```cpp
void launch_residual_init(const float *b, const float *ax, const float *x, float *r, float *p,
                          size_t n, double *part_rr, double *part_obj, const float *M,
                          hipStream_t st) {
  hipLaunchKernelGGL(k_residual_init, dim3(vec_blocks(n)), dim3(kBlock), 0, st, b, ax, x, r, p, n,
                     part_rr, part_obj, M);
}
void launch_dot(const float *a, const float *b, size_t n, double *part, const int *done,
                hipStream_t st) {
  hipLaunchKernelGGL(k_dot, dim3(vec_blocks(n)), dim3(kBlock), 0, st, a, b, n, part, done);
}
void launch_update_xr(const CgState *s, const float *p, const float *ap, float *x, float *r,
                      const float *b, size_t n, double *part_rr, double *part_obj,
                      const float *M, hipStream_t st) {
  if (x)
    hipLaunchKernelGGL(k_update_xr<true>, dim3(vec_blocks(n)), dim3(kBlock), 0, st, s, p, ap, x, r, b,
                       n, part_rr, part_obj, M);
  else
    hipLaunchKernelGGL(k_update_xr<false>, dim3(vec_blocks(n)), dim3(kBlock), 0, st, s, p, ap, x, r,
                       b, n, part_rr, part_obj, M);
}
void launch_update_p(const CgState *s, const float *r, float *p, size_t n, const float *M, float *x,
                     hipStream_t st) {
  if (x)
    hipLaunchKernelGGL(k_update_p<true>, dim3(vec_blocks(n)), dim3(kBlock), 0, st, s, r, p, n, M, x);
  else
    hipLaunchKernelGGL(k_update_p<false>, dim3(vec_blocks(n)), dim3(kBlock), 0, st, s, r, p, n, M, x);
}
__global__ void __launch_bounds__(kBlock) k_scale_shift(float a, float c, float *__restrict__ y, size_t n) {
  const size_t stride = (size_t)gridDim.x * blockDim.x;
  for (size_t i = (size_t)blockIdx.x * blockDim.x + threadIdx.x; i < n; i += stride)
    y[i] = __fadd_rn(__fmul_rn(a, y[i]), c);
}
void launch_scale_shift(float a, float c, float *y, size_t n, hipStream_t st) {
  hipLaunchKernelGGL(k_scale_shift, dim3(vec_blocks(n) * 4 > 4096 ? 4096 : vec_blocks(n) * 4),
                     dim3(kBlock), 0, st, a, c, y, n);
}
__global__ void __launch_bounds__(kBlock) k_fill(float v, float *__restrict__ y, size_t n) {
  const size_t stride = (size_t)gridDim.x * blockDim.x;
  for (size_t i = (size_t)blockIdx.x * blockDim.x + threadIdx.x; i < n; i += stride) y[i] = v;
}
void launch_fill(float v, float *y, size_t n, hipStream_t st) {
  hipLaunchKernelGGL(k_fill, dim3(vec_blocks(n) * 4 > 4096 ? 4096 : vec_blocks(n) * 4), dim3(kBlock), 0,
                     st, v, y, n);
}
__global__ void __launch_bounds__(kBlock)
    k_divide(const float *__restrict__ a, const float *__restrict__ m, float *__restrict__ y, size_t n) {
  const size_t stride = (size_t)gridDim.x * blockDim.x;
  for (size_t i = (size_t)blockIdx.x * blockDim.x + threadIdx.x; i < n; i += stride)
    y[i] = __fdiv_rn(a[i], m[i]);
}
void launch_div(const float *a, const float *m, float *y, size_t n, hipStream_t st) {
  hipLaunchKernelGGL(k_divide, dim3(vec_blocks(n) * 4 > 4096 ? 4096 : vec_blocks(n) * 4), dim3(kBlock), 0,
                     st, a, m, y, n);
}
void launch_axpy(float a, const float *x, float *y, size_t n, hipStream_t st) {
  hipLaunchKernelGGL(k_axpy, dim3(vec_blocks(n) * 4 > 4096 ? 4096 : vec_blocks(n) * 4),
                     dim3(kBlock), 0, st, a, x, y, n);
}
void launch_sc_init(CgState *s, const double *part_rr, const double *part_obj, int g, int mode,
                    int check, unsigned long long *hostw, hipStream_t st) {
// ... 29 lines not shown
```

unires_amd/csrc/cg.hpp:

```cpp
#pragma once
#include "common.hpp"

namespace unires {

constexpr int kMaxCgIter = 4096;

struct CgState {
  double rz, pAp, alpha, beta, obj_max, obj_min;
  int done, iters;
  unsigned gen, pad_;
  double rzpp[2];
  double obj[kMaxCgIter + 1];
  int skip_fresh;
  int fresh_prev_ok;
  double rec_prev, fresh_prev, gain_rec;
};

__host__ __device__ inline unsigned long long cg_progress_word(unsigned gen, int done, int iters) {
  return ((unsigned long long)gen << 32) | (done ? 0x80000000ull : 0ull) | (unsigned)(iters & 0x7fffffff);
}

int vec_num_blocks(size_t n);
void launch_residual_init(const float *b, const float *ax, const float *x, float *r, float *p,
                          size_t n, double *part_rr, double *part_obj, const float *M,
                          hipStream_t st);
void launch_dot(const float *a, const float *b, size_t n, double *part, const int *done,
                hipStream_t st);
void launch_update_xr(const CgState *s, const float *p, const float *ap, float *x, float *r,
                      const float *b, size_t n, double *part_rr, double *part_obj, const float *M,
                      hipStream_t st);
void launch_update_p(const CgState *s, const float *r, float *p, size_t n, const float *M, float *x,
                     hipStream_t st);
void launch_scale_shift(float a, float c, float *y, size_t n, hipStream_t st);
void launch_fill(float v, float *y, size_t n, hipStream_t st);
void launch_div(const float *a, const float *m, float *y, size_t n, hipStream_t st);
void launch_axpy(float a, const float *x, float *y, size_t n, hipStream_t st);
void launch_sc_init(CgState *s, const double *part_rr, const double *part_obj, int g, int mode,
                    int check, unsigned long long *hostw, hipStream_t st);
void launch_sc_alpha(CgState *s, const double *part, int g, hipStream_t st);
void launch_sc_beta(CgState *s, const double *part_rr, const double *part_obj, int g, int k,
                    int obj_kind, double tol, unsigned long long *hostw, hipStream_t st);
void launch_sc_obj(CgState *s, const double *part, int g, int k, double tol, unsigned long long *hostw,
                   hipStream_t st);
void launch_sc_beta_guarded(CgState *s, const double *part_rr, const double *part_obj, int g, int k, double tol,
                            unsigned long long *hostw, hipStream_t st);
void launch_sc_obj_guarded(CgState *s, const double *part, int g, int k, double tol, unsigned long long *hostw,
                           hipStream_t st);
void launch_sum_to(const double *part, int g, double *out, hipStream_t st);
int vec_num_blocks_fold(size_t n);
void launch_update_r_fold(CgState *s, const double *part_pap, int g, int k, const float *ap, float *r,
                          size_t n, double *part_rr, const float *M, hipStream_t st);
void launch_update_px_fold(CgState *s, const double *part_rr, int g, int k, const float *r, float *p,
                           float *x, size_t n, const float *M, hipStream_t st);

}
```

Before: 4852.

## Defer CG iterate updates via a ring of search directions flushed in batches

```diff
diff --git a/include/unires_hip.h b/include/unires_hip.h
--- a/include/unires_hip.h
+++ b/include/unires_hip.h
@@ -104,6 +104,7 @@
 int unires_orient_of(const float M[12], int32_t perm[3], int32_t flip[3]);
 int unires_plan_time_matvecs(unires_plan_t *plan, int32_t on);
 int unires_plan_matvec_time(unires_plan_t *plan, int32_t *launches, double *total_us);
+int unires_plan_cg_ring(unires_plan_t *plan, int32_t k, int32_t *last);
 
 int unires_proj_apply(unires_plan_t *plan, int32_t n, int32_t op, const float *in, float *out,
                       void *stream);
diff --git a/unires_amd/_lib.py b/unires_amd/_lib.py
--- a/unires_amd/_lib.py
+++ b/unires_amd/_lib.py
@@ -53,6 +53,7 @@
     'unires_plan_repeat_info': (C.c_int, [C.c_void_p, C.c_int32, C.c_int32 * 8]),
     'unires_plan_time_matvecs': (C.c_int, [C.c_void_p, C.c_int32]),
     'unires_plan_matvec_time': (C.c_int, [C.c_void_p, C.POINTER(C.c_int32), C.POINTER(C.c_double)]),
+    'unires_plan_cg_ring': (C.c_int, [C.c_void_p, C.c_int32, C.POINTER(C.c_int32)]),
     'unires_proj_apply': (C.c_int, [C.c_void_p, C.c_int32, C.c_int32, C.c_void_p, C.c_void_p,
                                     C.c_void_p]),
     'unires_ata_matvec': (C.c_int, [C.c_void_p, C.c_float, C.c_float, C.c_void_p, C.c_void_p,
diff --git a/unires_amd/_plan.py b/unires_amd/_plan.py
--- a/unires_amd/_plan.py
+++ b/unires_amd/_plan.py
@@ -106,6 +106,11 @@
     @on_device
     def time_matvecs(self, on=True):
         check(self.lib.unires_plan_time_matvecs(self._h, 2 if on == 2 else (1 if on else 0)))
+
+    def cg_ring(self, k=0):
+        last = C.c_int32(0)
+        check(self.lib.unires_plan_cg_ring(self._h, int(k), C.byref(last)))
+        return int(last.value)
 
     @on_device
     def matvec_time(self):
diff --git a/unires_amd/csrc/api.hip b/unires_amd/csrc/api.hip
--- a/unires_amd/csrc/api.hip
+++ b/unires_amd/csrc/api.hip
@@ -324,10 +324,11 @@
     float *x = nullptr;
     float rho = 0.f, lam = 0.f;
     int max_iter = -1, stop = -1, pre = -1;
+    int ring = 1;
     double tol = -1.0;
     bool operator==(const CgKey &o) const {
       return b == o.b && x == o.x && rho == o.rho && lam == o.lam && max_iter == o.max_iter &&
-             stop == o.stop && pre == o.pre && tol == o.tol;
+             stop == o.stop && pre == o.pre && ring == o.ring && tol == o.tol;
     }
   } cg_key;
   hipGraphExec_t cg_exec = nullptr;
@@ -336,6 +337,11 @@
   unsigned long long *progress = nullptr, *progress_dev = nullptr;
   unsigned cg_gen = 0;
   float *precM = nullptr;
+  float *ring = nullptr;
+  int ring_slots = 0;
+  bool ring_tried = false;
+  int ring_req = 0;
+  int last_ring = 1;
   FftPre fft;
   float prec_rho = 0.f, prec_lam = 0.f;
   int prec_mode = UNIRES_PRECOND_IDENTITY;
@@ -739,6 +745,7 @@
   if (!plan) return UNIRES_OK;
   if (plan->ws) (void)hipFree(plan->ws);
   if (plan->precM) (void)hipFree(plan->precM);
+  if (plan->ring) (void)hipFree(plan->ring);
   if (plan->cg_exec) (void)hipGraphExecDestroy(plan->cg_exec);
   if (plan->cg_start_exec) (void)hipGraphExecDestroy(plan->cg_start_exec);
   if (plan->cg_chunk_exec) (void)hipGraphExecDestroy(plan->cg_chunk_exec);
@@ -758,6 +765,18 @@
   plan->twice = twice;
   plan->timing = on == 1;
   if (!plan->timing) drop_timing(plan);
+  return UNIRES_OK;
+}
+
+extern "C" int unires_plan_cg_ring(unires_plan_t *plan, int32_t k, int32_t *last) {
+  if (!plan) return fail(UNIRES_ERR_NULL, "null argument");
+  if (k < 0) return fail(UNIRES_ERR_ARG, "ring size must be >= 0");
+  if (k > 0) {
+    const int v = std::min<int>(k, kMaxRing);
+    if (v != plan->ring_req) drop_cg_graph(plan);
+    plan->ring_req = v;
+  }
+  if (last) *last = plan->last_ring;
   return UNIRES_OK;
 }
 
@@ -1300,18 +1319,33 @@
   return UNIRES_OK;
 }
 
+static bool cg_fold_on() {
+  static const bool on = getenv("UNIRES_CG_FOLD") && getenv("UNIRES_CG_FOLD")[0] == '1';
+  return on;
+}
+
+static float *ring_slot(unires_plan *pl, int j) {
+  return j == 0 ? pl->p : pl->ring + (size_t)(j - 1) * (align_up(pl->dy.numel() * 4) / 4);
+}
+
 static int cg_enqueue_iters(unires_plan *pl, float rho, float lam, const float *b, float *x, int k_first,
                             int count, double tol, int stop_mode, const float *M, bool fft, bool dev_k,
-                            unsigned long long *hostw, hipStream_t st) {
+                            unsigned long long *hostw, hipStream_t st, int ring = 1) {
   const size_t ny = pl->dy.numel();
   const bool check = tol != 0.0;
   CgState *S = pl->state;
   const int *done = &S->done;
   const int gv = vec_num_blocks(ny);
-  static const bool fold_on = getenv("UNIRES_CG_FOLD") && getenv("UNIRES_CG_FOLD")[0] == '1';
+  const bool fold_on = cg_fold_on();
   const int gf = vec_num_blocks_fold(ny);
+  if (ring > 1 && (check || fft || dev_k || fold_on || ring > kMaxRing || ring - 1 > pl->ring_slots))
+    return fail(UNIRES_ERR_ARG, "deferred iterate update outside its scope");
+  RingPtrs rp = {};
+  for (int j = 0; j < ring && ring > 1; ++j) rp.p[j] = ring_slot(pl, j);
   for (int k = k_first; k < k_first + count; ++k) {
     const int kk = dev_k ? -1 : k;
+    const int slot = ring > 1 ? (k - k_first) % ring : 0;
+    float *p = ring > 1 ? ring_slot(pl, slot) : pl->p;
     hipEvent_t ev0 = nullptr, ev1 = nullptr;
     if (pl->timing && hipEventCreate(&ev0) == hipSuccess) {
       if (hipEventCreate(&ev1) == hipSuccess) {
@@ -1321,8 +1355,8 @@
         ev0 = nullptr;
       }
     }
-    if (pl->twice) (void)matvec(pl, rho, lam, pl->p, pl->ap, pl->part0, done, st);
-    const int g = matvec(pl, rho, lam, pl->p, pl->ap, pl->part0, done, st);
+    if (pl->twice) (void)matvec(pl, rho, lam, p, pl->ap, pl->part0, done, st);
+    const int g = matvec(pl, rho, lam, p, pl->ap, pl->part0, done, st);
     if (ev0 && ev1) {
       (void)hipEventRecord(ev1, st);
       if (pl->tev.size() >= 65536) {
@@ -1342,7 +1376,7 @@
       launch_update_px_fold(S, pl->part1, gf, k, pl->r, pl->p, x, ny, M, st);
     } else {
       launch_sc_alpha(S, pl->part0, g, st);
-      launch_update_xr(S, pl->p, pl->ap, lazy_x ? nullptr : x, pl->r, b, ny, pl->part0,
+      launch_update_xr(S, p, pl->ap, lazy_x ? nullptr : x, pl->r, b, ny, pl->part0,
                        recur ? pl->part1 : nullptr, M, st);
       if (fft) {
         if (fftpre_apply(pl->fft, pl->r, pl->fft.z, st)) return fail(UNIRES_ERR_HIP, "hipFFT execution failed");
@@ -1352,7 +1386,12 @@
         launch_sc_beta_guarded(S, pl->part0, pl->part1, gv, kk, tol, hostw, st);
       else
         launch_sc_beta(S, pl->part0, pl->part1, gv, kk, obj_kind, tol, obj_kind ? hostw : nullptr, st);
-      launch_update_p(S, fft ? pl->fft.z : pl->r, pl->p, ny, M, lazy_x ? x : nullptr, st);
+      if (ring > 1 && (slot == ring - 1 || k == k_first + count - 1))
+        launch_update_p_flush(S, pl->r, rp, slot + 1, ring_slot(pl, (slot + 1) % ring), ny, M, x, st);
+      else if (ring > 1)
+        launch_update_p_ring(S, pl->r, p, ring_slot(pl, slot + 1), slot, ny, M, st);
+      else
+        launch_update_p(S, fft ? pl->fft.z : pl->r, pl->p, ny, M, lazy_x ? x : nullptr, st);
     }
     if (check && stop_mode == UNIRES_STOP_MAXGAIN) {
       const int go = matvec(pl, rho, lam, x, pl->ax, pl->part1, done, st, b);
@@ -1367,10 +1406,43 @@
 }
 
 static int cg_enqueue(unires_plan *pl, float rho, float lam, const float *b, float *x, int max_iter,
-                      double tol, int stop_mode, const float *M, bool fft, hipStream_t st) {
+                      double tol, int stop_mode, const float *M, bool fft, hipStream_t st, int ring) {
   const int rc = cg_enqueue_start(pl, rho, lam, b, x, tol, stop_mode, M, fft, nullptr, st);
   if (rc) return rc;
-  return cg_enqueue_iters(pl, rho, lam, b, x, 1, max_iter, tol, stop_mode, M, fft, false, nullptr, st);
+  return cg_enqueue_iters(pl, rho, lam, b, x, 1, max_iter, tol, stop_mode, M, fft, false, nullptr, st, ring);
+}
+
+static bool stream_capturing(hipStream_t st);
+static int cg_ring_prepare(unires_plan *pl, hipStream_t st) {
+  static const int env_k = [] {
+    const char *e = getenv("UNIRES_CG_RING");
+    return e ? atoi(e) : 8;
+  }();
+  int want = pl->ring_req > 0 ? pl->ring_req : env_k;
+  want = std::max(1, std::min(want, kMaxRing));
+  if (want <= 1) return 1;
+  if (!pl->ring_tried) {
+    if (stream_capturing(st)) return 1;
+    pl->ring_tried = true;
+    const size_t slot = align_up(pl->dy.numel() * 4);
+    size_t budget = 0;
+    if (const char *e = getenv("UNIRES_CG_RING_MB")) {
+      budget = (size_t)std::max(0.0, atof(e) * 1048576.0);
+    } else {
+      size_t free_b = 0, total_b = 0;
+      if (hipMemGetInfo(&free_b, &total_b) == hipSuccess) budget = free_b / 8;
+      (void)hipGetLastError();
+    }
+    const int n = (int)std::min<size_t>((size_t)(want - 1), budget / slot);
+    if (n < 1) return 1;
+    if (hipMalloc((void **)&pl->ring, (size_t)n * slot) != hipSuccess) {
+      (void)hipGetLastError();
+      pl->ring = nullptr;
+      return 1;
+    }
+    pl->ring_slots = n;
+  }
+  return std::min(want, pl->ring_slots + 1);
 }
 
 struct CgRun {
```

| PROBLEM DETAILS |
Your answer should consist of all lines in the listing above that contain "budget".

| RESULT BELOW |
+    size_t budget = 0;
+      budget = (size_t)std::max(0.0, atof(e) * 1048576.0);
+      if (hipMemGetInfo(&free_b, &total_b) == hipSuccess) budget = free_b / 8;
+    const int n = (int)std::min<size_t>((size_t)(want - 1), budget / slot);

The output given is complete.